Fato número 7. Nos dias que se seguiram, eu me tornei bastante atenta a luminosidade de vários lugares. Coloquei a planta perto da janela. Descobri que o sol só bate lá entre 6 e 8 da manhã. Coloquei uma lâmpada de 60watts para brilhar em cima da planta. Levei a planta para passear lá fora e pegar um solzinho. Pedi conselhos a amigos. Podei a plantinha. Levei para o escritório, onde o sol bate mais forte.

Fato número 8. Agora quase uma semana de intensos cuidados depois, a planta parece estar ressucitando, ou assim espero.

Morais da história:

1) Plantas são seres difíceis de se alimentar. Porque, como diz meu irmão citando um cantor famoso (Cartola?), plantas não choram, elas só exalam.
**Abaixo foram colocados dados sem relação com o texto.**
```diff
@@ -1859,11 +1910,13 @@
     if (rays >= (size_t)INT32_MAX) return fail(c, SKIRT_ERR_UNSUPPORTED, "ray queue too large");
     const int rayCap = (int)rays;
     const bool path = continuous && nslots > 0;
-    if (c->dPool && c->nslots == nslots && c->rayCap == rayCap && c->poolPath == path && c->poolDetPair == detPair &&
-        c->poolPol == pol)
+    const bool refs = !continuous && c->gridKind != SKIRT_GRID_VORONOI;
+    if (c->dPool && c->nslots == nslots && c->rayCap == rayCap && c->poolRefs == refs && c->poolPath == path &&
+        c->poolDetPair == detPair && c->poolPol == pol)
         return SKIRT_OK;
     Args counted{};
-    const size_t bytes = poolLayout(nullptr, (size_t)nslots, (size_t)rayCap, detPair, path, pol, counted) + kPoolSpare;
+    const size_t bytes = poolLayout(nullptr, (size_t)nslots, (size_t)rayCap, refs, detPair, path, pol, counted) + kPoolSpare;
+    c->poolRefs = refs;
     c->poolPath = path;
     c->poolPol = pol;
     c->poolDetPair = detPair;
@@ -1876,7 +1929,8 @@
 }
 
 void carvePool(SkirtMcrt* c, Args& a) {
-    poolLayout(static_cast<char*>(c->dPool), (size_t)c->nslots, (size_t)c->rayCap, c->poolDetPair, c->poolPath, c->poolPol, a);
+    poolLayout(static_cast<char*>(c->dPool), (size_t)c->nslots, (size_t)c->rayCap, c->poolRefs, c->poolDetPair, c->poolPath,
+               c->poolPol, a);
     a.nslots = c->nslots;
     a.rayCap = c->rayCap;
     a.ctr = c->dCtr;
```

E euxalês é um idioma que eu não domino.

2) Preocupação só não basta; saber o que fazer ajuda.

21.5.07

Neotenia

Cumprir resoluções é um treco difícil. Esse negócio de acabativa então, vou te contar, dificílimo.

Por exemplo: eu quebrei minha resolução de algumas semanas atrás de parar de ler. Essa semana eu li um livro. Todinho.

Como circunstância atenuante, vale constar que o livro não era acadêmico. Pelo contrário, embora tenha algumas coisas que definitivamente se encaixam nas minhas tarefas escolares. No meio referências mais ou menos explícitas a diferentes fluidos corporais, acompanhados de descrições mais ou menos elaboradas de como tais fluidos fluem, o autor apresenta pérolas geniais, como a seguinte:

"Neotenia" significa "permanecer jovem," e é irônico que tal palavra seja tão pouco conhecida, porque a evolução humana é dominada por ela. Os seres humanos evoluíram até seu relativo alto grau em virtude de manter as características imaturas de seus ancestrais. Os humanos são os mais avançados dos mamíferos - com exceção talvez dos golfinhos - porque eles raramente crescem. Traços comportamentais como curiosidade sobre o mundo, flexibilidade de reação, e ludicidade são características comuns a todos os jovens mamíferos, mas rapidamente se perdem com a chegada da maturidade - exceto nos humanos. A humanidade avançou, quando avançou, não por ter sido sóbria, responsável e cautelosa, mas por ter sido lúdica, rebelde e imatura.

Tom Robbins, in Still Life with the Woodpecker, p. 19, tradução de Ester Macedo.